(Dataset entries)
=====

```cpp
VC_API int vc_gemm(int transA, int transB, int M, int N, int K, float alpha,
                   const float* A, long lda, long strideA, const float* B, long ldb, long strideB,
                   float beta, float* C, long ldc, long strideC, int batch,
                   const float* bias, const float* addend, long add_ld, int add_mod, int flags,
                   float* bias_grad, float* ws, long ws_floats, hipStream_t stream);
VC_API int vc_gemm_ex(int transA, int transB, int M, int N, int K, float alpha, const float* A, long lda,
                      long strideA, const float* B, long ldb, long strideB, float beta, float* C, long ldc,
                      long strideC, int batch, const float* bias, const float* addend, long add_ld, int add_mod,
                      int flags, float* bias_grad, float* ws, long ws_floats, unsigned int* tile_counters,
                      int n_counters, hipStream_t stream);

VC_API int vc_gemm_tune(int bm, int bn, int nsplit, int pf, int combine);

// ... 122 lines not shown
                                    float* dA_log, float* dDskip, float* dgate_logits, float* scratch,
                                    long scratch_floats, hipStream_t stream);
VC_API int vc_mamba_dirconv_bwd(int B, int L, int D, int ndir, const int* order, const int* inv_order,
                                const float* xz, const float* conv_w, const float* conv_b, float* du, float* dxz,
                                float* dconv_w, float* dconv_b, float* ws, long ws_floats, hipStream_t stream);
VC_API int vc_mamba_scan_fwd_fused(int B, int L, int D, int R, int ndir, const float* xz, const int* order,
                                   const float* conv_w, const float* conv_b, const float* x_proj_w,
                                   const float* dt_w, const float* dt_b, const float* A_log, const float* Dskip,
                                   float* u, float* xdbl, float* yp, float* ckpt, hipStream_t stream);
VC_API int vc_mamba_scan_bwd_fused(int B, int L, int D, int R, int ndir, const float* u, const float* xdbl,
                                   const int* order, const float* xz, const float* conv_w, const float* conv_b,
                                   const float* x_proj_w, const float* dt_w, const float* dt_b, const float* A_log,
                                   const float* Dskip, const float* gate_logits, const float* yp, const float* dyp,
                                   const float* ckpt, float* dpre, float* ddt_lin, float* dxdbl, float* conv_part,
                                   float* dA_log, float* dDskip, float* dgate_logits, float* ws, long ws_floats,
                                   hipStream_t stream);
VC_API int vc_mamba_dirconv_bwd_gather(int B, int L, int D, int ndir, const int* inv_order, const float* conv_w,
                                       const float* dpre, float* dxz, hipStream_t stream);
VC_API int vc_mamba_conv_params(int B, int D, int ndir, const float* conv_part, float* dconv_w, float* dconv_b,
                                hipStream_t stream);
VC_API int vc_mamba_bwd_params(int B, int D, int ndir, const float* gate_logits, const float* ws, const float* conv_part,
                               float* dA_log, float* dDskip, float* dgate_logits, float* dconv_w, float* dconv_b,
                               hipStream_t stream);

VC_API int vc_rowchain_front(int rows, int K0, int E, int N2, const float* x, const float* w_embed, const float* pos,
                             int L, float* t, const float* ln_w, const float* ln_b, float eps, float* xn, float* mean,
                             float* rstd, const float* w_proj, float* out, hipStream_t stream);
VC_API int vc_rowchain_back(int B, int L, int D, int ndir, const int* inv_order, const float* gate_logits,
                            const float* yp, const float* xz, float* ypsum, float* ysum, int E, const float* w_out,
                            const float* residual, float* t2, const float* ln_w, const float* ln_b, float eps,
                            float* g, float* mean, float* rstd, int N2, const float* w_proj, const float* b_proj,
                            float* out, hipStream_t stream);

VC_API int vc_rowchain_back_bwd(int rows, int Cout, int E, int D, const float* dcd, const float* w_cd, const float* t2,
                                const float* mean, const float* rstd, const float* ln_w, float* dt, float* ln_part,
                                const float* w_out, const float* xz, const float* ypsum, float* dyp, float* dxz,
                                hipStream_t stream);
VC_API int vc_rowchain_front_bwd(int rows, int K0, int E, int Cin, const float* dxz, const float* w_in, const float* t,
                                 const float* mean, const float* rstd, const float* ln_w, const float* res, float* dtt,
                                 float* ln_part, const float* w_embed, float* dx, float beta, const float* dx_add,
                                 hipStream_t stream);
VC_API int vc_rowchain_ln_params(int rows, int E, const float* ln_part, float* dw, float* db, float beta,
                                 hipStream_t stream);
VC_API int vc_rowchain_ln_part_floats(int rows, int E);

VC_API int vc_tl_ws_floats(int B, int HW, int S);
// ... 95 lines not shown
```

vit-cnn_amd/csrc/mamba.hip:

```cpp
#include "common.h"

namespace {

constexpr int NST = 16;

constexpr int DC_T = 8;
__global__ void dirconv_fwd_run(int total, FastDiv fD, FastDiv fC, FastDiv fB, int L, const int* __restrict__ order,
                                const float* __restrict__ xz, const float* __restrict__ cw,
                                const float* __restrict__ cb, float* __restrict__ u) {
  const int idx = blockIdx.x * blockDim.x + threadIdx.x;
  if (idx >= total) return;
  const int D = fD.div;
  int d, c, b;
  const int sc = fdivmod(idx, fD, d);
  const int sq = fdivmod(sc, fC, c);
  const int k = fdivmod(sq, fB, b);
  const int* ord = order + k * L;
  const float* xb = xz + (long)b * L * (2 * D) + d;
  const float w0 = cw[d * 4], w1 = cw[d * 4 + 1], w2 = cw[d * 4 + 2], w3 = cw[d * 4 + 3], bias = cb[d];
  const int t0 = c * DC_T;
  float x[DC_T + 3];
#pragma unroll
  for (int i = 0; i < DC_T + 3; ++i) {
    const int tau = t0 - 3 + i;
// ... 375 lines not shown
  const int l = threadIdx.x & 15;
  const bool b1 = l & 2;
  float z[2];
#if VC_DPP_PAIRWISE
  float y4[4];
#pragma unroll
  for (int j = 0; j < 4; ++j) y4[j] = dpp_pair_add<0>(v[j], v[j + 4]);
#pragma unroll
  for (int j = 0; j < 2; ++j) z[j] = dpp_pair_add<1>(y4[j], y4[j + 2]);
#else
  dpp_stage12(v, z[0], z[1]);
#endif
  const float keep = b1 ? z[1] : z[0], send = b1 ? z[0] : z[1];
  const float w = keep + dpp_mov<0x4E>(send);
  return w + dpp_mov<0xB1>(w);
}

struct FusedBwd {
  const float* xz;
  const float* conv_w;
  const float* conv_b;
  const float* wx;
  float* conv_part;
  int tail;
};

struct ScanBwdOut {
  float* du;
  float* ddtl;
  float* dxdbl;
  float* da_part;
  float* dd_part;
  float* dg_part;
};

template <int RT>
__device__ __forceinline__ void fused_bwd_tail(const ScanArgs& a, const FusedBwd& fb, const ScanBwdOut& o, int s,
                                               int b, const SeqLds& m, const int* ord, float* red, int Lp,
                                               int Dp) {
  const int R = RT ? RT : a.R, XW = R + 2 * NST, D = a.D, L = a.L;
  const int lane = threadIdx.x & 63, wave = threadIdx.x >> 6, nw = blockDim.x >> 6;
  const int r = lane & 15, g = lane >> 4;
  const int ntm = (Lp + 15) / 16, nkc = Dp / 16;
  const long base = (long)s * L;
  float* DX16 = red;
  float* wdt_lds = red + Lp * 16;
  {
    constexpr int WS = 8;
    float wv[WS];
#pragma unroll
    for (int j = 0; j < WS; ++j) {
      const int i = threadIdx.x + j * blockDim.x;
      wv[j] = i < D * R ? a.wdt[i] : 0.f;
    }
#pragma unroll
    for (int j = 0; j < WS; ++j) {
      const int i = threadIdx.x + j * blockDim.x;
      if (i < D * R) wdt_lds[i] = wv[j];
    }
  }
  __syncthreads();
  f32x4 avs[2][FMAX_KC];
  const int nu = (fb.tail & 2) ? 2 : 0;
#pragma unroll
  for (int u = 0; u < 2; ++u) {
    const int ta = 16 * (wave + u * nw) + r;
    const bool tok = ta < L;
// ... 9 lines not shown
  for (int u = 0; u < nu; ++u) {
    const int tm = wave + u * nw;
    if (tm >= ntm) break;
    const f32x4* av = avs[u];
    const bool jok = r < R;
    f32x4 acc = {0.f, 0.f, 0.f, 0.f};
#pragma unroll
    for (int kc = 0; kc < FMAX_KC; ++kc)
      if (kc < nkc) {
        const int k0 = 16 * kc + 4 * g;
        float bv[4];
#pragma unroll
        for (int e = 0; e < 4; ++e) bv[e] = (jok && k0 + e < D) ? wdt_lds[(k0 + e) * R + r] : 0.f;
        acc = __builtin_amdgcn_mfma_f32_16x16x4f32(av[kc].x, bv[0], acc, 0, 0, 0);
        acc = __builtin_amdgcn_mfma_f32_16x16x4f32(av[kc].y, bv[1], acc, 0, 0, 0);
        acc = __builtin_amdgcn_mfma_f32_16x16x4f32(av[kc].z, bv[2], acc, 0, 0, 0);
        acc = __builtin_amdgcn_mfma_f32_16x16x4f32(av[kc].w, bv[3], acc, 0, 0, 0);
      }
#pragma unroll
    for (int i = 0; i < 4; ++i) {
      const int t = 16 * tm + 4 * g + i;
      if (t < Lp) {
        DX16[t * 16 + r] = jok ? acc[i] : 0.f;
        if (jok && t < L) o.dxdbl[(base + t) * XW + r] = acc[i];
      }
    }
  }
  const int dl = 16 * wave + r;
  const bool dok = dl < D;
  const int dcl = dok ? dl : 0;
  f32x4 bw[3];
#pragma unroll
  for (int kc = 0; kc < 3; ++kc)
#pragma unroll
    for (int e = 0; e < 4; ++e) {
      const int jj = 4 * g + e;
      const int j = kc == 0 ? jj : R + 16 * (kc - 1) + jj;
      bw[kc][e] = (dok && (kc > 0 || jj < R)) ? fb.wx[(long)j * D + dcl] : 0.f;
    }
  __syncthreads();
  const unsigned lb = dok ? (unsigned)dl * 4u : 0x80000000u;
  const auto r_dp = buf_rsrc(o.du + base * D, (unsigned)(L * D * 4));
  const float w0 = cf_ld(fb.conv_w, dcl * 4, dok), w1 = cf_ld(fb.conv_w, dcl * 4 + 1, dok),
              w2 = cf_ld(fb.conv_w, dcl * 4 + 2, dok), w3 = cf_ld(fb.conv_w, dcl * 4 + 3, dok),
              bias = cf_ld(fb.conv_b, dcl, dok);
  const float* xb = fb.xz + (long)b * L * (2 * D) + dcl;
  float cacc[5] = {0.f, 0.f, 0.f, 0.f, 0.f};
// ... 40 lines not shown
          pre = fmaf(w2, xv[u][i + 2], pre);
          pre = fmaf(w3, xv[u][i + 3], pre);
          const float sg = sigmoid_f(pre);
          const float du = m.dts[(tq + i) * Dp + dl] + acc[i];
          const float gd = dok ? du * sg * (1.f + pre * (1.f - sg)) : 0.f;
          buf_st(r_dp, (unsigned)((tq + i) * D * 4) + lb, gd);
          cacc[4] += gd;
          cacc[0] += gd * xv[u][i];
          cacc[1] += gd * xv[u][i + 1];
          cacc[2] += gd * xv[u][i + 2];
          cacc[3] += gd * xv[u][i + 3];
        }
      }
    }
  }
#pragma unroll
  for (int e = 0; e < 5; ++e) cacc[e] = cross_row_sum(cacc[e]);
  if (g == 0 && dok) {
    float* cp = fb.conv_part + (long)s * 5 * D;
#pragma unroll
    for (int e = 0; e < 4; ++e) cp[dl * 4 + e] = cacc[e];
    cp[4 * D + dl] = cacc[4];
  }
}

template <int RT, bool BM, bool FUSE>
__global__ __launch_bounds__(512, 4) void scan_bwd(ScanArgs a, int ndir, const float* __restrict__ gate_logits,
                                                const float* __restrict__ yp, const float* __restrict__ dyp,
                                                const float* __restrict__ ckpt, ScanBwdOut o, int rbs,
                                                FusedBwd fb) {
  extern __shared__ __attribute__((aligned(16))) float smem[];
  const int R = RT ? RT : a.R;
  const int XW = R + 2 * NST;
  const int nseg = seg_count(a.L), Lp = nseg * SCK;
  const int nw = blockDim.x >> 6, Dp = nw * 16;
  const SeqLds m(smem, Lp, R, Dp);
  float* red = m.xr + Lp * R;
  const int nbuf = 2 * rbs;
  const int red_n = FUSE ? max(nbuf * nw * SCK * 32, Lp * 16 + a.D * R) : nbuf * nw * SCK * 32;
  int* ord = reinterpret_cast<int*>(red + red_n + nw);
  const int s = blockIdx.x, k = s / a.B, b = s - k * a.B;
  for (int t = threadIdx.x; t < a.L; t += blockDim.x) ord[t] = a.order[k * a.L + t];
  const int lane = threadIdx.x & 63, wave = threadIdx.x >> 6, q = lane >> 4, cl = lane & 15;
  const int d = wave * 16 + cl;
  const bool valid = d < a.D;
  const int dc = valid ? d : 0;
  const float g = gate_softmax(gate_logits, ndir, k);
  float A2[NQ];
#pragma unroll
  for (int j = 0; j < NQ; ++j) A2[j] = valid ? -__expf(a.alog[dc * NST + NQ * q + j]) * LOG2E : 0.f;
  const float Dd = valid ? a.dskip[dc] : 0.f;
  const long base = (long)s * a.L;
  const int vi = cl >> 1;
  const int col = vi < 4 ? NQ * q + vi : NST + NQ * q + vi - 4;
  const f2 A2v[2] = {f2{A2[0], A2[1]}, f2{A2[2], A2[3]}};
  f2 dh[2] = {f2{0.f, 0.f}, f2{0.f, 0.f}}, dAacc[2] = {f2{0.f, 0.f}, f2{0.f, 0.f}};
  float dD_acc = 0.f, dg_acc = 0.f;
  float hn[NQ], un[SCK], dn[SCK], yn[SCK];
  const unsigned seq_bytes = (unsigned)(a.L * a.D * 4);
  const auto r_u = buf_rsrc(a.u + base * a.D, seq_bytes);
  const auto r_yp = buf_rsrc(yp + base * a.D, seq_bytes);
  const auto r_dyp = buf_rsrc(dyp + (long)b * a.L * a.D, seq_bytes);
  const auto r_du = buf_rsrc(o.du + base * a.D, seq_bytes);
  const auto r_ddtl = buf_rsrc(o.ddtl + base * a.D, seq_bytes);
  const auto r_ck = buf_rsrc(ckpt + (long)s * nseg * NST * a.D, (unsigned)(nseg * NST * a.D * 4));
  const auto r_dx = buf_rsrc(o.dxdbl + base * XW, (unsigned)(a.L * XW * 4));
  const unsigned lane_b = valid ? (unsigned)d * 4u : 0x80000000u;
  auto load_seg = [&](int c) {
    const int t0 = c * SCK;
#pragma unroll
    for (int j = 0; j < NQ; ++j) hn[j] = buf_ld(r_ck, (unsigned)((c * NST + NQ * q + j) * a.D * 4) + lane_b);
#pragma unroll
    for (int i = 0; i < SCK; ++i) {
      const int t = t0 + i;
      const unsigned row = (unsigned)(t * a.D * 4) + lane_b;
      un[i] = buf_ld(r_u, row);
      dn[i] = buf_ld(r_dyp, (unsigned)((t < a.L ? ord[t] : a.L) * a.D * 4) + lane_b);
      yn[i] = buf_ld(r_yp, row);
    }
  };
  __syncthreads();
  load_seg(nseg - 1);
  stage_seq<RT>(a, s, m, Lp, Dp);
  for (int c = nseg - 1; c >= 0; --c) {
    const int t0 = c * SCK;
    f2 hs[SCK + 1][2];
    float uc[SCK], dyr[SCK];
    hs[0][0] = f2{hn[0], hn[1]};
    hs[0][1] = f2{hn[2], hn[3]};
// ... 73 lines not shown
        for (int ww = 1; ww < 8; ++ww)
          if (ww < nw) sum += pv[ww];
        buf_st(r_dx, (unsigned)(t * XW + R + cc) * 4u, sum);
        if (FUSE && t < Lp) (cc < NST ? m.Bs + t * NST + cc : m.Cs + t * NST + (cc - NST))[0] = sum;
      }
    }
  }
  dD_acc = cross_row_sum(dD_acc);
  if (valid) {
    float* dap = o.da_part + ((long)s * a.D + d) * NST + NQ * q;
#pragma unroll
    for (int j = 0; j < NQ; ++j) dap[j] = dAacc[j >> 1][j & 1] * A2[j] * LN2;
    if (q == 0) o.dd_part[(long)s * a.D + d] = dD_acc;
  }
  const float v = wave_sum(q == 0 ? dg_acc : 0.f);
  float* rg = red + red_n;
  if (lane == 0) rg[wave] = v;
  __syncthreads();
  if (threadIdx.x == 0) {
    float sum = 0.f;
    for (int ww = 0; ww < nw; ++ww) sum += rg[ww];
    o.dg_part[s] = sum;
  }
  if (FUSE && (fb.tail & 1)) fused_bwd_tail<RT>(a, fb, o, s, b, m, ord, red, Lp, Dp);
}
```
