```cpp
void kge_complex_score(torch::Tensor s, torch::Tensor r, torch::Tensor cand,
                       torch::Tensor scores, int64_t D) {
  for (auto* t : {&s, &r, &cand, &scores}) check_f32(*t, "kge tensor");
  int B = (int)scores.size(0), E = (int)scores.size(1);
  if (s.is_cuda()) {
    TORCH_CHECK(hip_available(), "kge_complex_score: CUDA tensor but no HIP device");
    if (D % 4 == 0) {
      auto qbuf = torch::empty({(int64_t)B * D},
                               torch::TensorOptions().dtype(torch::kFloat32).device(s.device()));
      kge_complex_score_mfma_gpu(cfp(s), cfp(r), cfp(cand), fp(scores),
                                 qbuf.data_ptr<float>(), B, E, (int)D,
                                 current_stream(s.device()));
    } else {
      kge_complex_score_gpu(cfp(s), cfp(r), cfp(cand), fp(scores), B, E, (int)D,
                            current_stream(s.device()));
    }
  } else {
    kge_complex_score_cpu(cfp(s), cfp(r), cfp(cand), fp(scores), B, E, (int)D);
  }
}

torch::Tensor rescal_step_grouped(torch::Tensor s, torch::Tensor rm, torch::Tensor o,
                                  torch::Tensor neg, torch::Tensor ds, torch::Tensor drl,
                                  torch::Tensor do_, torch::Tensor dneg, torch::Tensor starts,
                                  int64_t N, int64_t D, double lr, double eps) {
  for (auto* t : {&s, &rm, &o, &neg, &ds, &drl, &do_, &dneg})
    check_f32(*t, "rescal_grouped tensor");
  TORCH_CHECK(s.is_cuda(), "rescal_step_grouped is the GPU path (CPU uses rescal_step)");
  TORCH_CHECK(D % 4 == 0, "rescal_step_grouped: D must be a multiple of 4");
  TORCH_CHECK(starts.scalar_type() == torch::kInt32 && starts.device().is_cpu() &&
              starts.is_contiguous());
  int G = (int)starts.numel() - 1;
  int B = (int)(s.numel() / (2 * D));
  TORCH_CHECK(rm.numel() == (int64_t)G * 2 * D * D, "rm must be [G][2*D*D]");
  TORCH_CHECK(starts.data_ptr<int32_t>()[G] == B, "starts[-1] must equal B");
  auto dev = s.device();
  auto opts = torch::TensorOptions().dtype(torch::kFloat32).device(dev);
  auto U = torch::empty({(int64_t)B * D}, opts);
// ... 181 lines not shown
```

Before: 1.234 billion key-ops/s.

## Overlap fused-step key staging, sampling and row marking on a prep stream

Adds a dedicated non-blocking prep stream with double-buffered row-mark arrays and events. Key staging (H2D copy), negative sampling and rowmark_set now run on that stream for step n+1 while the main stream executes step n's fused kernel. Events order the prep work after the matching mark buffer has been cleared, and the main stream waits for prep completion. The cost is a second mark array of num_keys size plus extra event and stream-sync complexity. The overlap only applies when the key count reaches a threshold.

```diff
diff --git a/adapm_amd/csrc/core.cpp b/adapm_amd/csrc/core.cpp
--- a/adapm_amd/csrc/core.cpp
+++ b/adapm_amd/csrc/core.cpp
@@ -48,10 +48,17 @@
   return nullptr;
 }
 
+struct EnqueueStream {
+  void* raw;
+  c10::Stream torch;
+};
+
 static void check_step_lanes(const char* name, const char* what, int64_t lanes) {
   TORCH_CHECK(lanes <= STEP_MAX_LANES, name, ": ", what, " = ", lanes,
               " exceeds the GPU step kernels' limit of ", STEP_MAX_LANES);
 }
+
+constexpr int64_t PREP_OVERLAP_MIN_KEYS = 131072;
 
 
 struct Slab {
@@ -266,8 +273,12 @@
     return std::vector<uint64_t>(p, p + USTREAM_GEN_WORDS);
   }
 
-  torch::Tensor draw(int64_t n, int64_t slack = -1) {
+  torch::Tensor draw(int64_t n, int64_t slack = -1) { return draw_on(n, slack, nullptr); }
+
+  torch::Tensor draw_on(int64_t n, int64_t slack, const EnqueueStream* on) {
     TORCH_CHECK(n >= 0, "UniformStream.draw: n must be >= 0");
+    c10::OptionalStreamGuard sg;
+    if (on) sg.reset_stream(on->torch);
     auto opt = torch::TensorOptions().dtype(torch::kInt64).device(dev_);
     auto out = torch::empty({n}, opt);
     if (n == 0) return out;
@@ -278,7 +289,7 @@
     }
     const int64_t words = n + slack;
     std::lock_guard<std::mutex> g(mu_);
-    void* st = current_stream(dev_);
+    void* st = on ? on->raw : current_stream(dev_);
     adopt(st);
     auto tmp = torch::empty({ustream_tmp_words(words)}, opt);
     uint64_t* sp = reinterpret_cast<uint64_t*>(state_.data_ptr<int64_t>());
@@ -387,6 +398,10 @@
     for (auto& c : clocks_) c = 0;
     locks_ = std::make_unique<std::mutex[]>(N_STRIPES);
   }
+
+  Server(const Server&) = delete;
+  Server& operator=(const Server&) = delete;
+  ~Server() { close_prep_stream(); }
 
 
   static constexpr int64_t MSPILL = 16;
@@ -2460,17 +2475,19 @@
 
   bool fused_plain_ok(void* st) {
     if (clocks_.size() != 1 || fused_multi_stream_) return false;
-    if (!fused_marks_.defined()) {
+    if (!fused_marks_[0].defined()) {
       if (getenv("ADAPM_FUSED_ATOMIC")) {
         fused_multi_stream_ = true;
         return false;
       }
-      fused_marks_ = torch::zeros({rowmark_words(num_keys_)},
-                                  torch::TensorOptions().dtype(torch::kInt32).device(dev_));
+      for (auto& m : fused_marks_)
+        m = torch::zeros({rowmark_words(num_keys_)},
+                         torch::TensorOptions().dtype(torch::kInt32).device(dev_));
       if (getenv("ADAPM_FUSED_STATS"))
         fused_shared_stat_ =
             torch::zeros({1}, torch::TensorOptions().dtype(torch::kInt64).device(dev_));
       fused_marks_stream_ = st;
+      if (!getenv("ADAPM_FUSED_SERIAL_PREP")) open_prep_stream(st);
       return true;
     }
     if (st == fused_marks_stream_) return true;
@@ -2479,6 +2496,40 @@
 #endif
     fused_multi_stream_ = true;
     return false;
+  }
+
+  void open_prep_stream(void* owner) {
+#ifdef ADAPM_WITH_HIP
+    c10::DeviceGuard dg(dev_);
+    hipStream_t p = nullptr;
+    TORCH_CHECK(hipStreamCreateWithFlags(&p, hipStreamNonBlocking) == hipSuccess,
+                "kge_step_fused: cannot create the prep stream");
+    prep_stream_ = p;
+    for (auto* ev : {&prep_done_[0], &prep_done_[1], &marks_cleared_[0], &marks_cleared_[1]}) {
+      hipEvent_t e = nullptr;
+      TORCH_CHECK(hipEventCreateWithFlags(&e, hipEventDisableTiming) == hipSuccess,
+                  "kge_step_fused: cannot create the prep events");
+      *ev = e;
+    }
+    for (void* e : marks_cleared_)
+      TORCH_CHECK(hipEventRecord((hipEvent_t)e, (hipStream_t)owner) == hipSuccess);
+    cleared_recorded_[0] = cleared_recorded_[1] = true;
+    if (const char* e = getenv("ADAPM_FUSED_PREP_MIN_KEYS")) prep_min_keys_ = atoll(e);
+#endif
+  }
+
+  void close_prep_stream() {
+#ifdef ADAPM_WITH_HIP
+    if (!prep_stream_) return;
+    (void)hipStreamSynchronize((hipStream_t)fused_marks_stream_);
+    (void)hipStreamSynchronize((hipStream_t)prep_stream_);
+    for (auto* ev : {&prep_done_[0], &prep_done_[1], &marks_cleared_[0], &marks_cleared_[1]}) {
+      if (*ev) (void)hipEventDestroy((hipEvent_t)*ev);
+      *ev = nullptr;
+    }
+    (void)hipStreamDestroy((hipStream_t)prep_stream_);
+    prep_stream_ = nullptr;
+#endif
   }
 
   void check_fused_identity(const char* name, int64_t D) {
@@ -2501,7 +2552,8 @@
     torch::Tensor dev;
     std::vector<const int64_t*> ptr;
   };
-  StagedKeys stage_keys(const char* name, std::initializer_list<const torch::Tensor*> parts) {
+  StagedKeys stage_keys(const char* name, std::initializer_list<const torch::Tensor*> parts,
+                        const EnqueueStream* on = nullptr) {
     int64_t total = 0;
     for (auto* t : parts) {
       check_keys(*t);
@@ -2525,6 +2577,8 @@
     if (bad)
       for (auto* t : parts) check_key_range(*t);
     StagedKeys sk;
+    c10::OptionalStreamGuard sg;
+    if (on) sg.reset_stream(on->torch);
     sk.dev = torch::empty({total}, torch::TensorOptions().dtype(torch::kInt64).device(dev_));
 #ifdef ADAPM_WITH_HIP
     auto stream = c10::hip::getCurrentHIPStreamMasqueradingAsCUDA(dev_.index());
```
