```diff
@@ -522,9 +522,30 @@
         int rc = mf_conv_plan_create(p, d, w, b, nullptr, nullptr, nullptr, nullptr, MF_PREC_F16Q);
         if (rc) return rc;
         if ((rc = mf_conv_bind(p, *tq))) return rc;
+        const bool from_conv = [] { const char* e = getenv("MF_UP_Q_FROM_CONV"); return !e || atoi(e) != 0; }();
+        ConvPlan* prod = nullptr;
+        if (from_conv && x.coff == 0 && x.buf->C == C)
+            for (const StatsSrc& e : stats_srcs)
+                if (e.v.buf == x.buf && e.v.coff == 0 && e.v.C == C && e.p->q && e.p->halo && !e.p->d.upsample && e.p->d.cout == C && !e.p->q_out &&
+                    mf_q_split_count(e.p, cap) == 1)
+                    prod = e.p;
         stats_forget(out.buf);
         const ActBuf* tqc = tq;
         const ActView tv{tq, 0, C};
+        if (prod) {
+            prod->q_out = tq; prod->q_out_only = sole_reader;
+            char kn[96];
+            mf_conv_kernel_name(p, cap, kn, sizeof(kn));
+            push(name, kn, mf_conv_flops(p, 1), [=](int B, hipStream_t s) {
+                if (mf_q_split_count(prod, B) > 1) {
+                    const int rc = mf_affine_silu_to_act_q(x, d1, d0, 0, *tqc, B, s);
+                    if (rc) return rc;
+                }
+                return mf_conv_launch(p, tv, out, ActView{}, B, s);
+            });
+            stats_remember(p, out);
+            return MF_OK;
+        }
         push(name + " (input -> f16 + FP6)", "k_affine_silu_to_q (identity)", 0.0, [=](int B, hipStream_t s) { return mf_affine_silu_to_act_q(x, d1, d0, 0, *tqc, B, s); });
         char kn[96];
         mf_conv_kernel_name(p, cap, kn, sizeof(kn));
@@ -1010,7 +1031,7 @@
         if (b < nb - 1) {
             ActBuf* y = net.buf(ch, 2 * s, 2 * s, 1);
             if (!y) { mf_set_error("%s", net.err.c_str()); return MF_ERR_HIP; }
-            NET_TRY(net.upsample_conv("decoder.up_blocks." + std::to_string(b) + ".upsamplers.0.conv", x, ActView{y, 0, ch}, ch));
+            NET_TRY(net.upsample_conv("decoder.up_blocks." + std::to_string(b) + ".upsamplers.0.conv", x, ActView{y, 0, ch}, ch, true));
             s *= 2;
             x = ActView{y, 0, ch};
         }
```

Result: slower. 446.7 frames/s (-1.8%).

=====

## TASK REQUIREMENTS
In the entries above, find each line that includes the string "cand" and copy it.

## OUTPUT OF THE TASK
void kge_complex_score(torch::Tensor s, torch::Tensor r, torch::Tensor cand,
  for (auto* t : {&s, &r, &cand, &scores}) check_f32(*t, "kge tensor");
      kge_complex_score_mfma_gpu(cfp(s), cfp(r), cfp(cand), fp(scores),
      kge_complex_score_gpu(cfp(s), cfp(r), cfp(cand), fp(scores), B, E, (int)D,
    kge_complex_score_cpu(cfp(s), cfp(r), cfp(cand), fp(scores), B, E, (int)D);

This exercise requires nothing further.